Records from a collection
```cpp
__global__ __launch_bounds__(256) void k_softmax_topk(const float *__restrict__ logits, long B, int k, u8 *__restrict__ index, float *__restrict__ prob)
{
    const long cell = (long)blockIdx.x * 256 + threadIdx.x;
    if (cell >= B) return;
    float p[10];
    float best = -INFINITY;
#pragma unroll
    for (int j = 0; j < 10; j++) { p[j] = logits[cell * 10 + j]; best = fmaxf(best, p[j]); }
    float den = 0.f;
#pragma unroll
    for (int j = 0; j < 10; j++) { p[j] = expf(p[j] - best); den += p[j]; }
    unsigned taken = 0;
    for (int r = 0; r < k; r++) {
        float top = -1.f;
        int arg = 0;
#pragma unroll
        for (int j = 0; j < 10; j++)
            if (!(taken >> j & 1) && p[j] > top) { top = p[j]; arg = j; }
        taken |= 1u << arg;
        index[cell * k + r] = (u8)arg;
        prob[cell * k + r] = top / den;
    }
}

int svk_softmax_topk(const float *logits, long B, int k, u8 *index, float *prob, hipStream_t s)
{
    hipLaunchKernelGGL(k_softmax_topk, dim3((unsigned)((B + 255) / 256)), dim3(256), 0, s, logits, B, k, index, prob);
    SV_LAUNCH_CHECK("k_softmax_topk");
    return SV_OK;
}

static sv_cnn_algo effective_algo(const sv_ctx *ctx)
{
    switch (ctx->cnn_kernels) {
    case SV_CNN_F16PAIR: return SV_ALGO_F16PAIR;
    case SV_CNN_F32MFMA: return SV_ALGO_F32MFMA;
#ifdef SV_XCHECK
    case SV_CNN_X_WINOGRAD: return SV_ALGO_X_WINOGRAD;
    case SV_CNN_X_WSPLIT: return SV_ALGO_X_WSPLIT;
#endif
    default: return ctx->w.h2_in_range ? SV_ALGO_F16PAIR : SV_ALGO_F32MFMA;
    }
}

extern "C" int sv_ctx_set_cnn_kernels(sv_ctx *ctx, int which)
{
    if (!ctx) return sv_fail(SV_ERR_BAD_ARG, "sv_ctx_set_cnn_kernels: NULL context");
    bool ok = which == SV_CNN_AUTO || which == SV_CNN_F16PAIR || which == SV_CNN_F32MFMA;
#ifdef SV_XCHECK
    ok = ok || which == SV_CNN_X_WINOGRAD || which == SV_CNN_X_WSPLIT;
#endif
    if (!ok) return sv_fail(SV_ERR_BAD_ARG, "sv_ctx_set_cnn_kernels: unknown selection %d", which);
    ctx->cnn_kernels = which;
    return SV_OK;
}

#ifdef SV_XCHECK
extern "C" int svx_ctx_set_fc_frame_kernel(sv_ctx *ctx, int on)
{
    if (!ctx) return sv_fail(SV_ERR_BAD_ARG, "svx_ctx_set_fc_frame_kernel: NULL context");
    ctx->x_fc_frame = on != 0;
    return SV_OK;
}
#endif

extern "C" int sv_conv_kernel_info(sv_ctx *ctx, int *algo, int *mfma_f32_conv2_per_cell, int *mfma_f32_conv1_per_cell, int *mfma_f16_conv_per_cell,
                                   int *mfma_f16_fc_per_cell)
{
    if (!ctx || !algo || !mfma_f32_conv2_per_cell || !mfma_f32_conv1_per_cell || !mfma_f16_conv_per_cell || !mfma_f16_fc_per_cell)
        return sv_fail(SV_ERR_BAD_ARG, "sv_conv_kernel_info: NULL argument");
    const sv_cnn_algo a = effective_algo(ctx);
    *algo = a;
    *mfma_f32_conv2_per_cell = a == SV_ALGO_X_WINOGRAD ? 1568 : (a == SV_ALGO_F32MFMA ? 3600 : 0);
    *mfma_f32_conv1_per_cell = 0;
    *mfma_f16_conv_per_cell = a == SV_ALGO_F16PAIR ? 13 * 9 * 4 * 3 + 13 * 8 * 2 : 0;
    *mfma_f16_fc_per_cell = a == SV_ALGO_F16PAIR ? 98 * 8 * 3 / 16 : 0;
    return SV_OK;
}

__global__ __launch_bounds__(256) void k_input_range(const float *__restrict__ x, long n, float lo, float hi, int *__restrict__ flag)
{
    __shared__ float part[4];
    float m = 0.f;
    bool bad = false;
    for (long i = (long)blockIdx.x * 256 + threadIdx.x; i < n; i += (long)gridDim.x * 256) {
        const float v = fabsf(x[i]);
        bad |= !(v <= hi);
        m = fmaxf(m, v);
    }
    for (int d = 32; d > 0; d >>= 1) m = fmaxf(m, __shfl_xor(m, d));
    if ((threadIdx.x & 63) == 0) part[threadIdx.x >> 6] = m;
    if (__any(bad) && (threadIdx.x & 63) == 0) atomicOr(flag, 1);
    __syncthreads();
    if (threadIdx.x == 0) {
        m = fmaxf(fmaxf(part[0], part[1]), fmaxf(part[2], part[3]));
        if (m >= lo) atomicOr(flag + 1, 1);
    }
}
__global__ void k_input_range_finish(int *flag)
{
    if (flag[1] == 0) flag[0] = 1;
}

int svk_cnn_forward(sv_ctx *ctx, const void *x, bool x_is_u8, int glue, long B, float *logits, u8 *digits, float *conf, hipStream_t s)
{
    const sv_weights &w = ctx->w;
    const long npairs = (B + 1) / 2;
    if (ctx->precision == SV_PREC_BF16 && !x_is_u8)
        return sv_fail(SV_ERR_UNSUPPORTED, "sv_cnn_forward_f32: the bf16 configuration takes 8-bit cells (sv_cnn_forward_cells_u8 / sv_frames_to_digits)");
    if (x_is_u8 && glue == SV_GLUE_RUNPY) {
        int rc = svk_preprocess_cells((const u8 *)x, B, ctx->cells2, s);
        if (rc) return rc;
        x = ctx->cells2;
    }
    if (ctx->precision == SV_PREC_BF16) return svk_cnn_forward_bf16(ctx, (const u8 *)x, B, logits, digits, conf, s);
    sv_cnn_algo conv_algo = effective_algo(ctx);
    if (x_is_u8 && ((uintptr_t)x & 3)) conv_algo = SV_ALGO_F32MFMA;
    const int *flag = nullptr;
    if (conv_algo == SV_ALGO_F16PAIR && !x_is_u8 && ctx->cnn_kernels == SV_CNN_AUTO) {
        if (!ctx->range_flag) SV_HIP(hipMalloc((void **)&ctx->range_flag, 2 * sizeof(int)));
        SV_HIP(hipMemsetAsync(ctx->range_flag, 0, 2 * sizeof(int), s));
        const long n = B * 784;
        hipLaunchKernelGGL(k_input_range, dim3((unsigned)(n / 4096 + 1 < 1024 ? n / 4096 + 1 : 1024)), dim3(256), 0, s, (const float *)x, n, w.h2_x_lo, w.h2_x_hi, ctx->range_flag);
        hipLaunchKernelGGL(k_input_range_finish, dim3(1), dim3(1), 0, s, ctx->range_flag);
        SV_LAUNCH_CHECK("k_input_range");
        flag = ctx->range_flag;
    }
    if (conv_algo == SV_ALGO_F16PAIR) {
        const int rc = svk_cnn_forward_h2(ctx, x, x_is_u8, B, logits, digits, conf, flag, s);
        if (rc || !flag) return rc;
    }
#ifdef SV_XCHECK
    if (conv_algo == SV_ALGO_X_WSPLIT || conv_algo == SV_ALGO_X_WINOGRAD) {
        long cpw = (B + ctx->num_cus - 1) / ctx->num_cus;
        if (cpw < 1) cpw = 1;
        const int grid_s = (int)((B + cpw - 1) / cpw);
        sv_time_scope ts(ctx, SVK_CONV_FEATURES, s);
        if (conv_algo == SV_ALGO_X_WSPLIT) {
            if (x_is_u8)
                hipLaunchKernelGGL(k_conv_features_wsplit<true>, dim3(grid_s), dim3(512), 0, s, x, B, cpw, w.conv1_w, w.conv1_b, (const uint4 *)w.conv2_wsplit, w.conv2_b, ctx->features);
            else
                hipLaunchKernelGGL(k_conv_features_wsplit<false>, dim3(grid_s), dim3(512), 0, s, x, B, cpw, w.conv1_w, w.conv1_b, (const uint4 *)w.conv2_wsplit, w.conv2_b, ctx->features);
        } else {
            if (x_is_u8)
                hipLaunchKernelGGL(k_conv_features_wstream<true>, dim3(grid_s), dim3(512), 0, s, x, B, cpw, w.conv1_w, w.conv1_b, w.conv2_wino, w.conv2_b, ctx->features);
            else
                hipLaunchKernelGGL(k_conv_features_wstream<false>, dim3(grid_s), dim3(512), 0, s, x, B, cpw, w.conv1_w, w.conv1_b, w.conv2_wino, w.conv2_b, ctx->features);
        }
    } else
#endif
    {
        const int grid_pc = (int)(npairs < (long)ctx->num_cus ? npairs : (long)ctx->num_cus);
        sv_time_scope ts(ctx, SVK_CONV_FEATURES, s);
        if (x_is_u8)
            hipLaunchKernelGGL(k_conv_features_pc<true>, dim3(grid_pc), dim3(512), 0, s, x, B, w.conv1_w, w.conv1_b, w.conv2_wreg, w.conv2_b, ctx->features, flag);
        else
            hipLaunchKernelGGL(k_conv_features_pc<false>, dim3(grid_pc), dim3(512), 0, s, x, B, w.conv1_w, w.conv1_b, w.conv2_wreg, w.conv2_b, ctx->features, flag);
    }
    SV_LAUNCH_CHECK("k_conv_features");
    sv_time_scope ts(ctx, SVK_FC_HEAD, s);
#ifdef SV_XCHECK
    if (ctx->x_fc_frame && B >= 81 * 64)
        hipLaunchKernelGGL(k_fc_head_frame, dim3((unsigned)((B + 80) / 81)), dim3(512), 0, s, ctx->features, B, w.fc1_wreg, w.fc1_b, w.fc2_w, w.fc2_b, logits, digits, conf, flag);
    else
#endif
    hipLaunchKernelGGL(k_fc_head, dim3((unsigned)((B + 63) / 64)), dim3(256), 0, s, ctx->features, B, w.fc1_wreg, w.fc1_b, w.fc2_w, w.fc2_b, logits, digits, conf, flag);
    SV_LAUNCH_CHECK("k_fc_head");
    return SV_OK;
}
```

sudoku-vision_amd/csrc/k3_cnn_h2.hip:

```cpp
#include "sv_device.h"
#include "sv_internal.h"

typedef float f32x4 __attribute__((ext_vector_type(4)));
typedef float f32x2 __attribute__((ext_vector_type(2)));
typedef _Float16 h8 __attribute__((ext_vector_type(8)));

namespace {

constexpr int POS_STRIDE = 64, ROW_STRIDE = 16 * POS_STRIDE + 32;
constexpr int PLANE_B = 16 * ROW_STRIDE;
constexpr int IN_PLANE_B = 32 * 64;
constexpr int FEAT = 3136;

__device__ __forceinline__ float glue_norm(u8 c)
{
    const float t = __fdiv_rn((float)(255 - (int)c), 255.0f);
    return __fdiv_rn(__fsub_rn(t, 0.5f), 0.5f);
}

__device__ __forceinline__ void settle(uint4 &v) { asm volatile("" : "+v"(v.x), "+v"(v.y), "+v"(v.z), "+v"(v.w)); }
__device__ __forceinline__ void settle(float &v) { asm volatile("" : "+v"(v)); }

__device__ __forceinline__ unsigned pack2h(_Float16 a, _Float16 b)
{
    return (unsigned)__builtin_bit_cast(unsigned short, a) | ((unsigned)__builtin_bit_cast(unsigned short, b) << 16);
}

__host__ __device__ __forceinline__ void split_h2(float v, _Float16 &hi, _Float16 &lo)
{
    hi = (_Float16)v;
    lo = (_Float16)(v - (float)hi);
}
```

Problem description:
Scan the records for the string "case". Copy each line in which it appears.

Exercise output:
    case SV_CNN_F16PAIR: return SV_ALGO_F16PAIR;
    case SV_CNN_F32MFMA: return SV_ALGO_F32MFMA;
    case SV_CNN_X_WINOGRAD: return SV_ALGO_X_WINOGRAD;
    case SV_CNN_X_WSPLIT: return SV_ALGO_X_WSPLIT;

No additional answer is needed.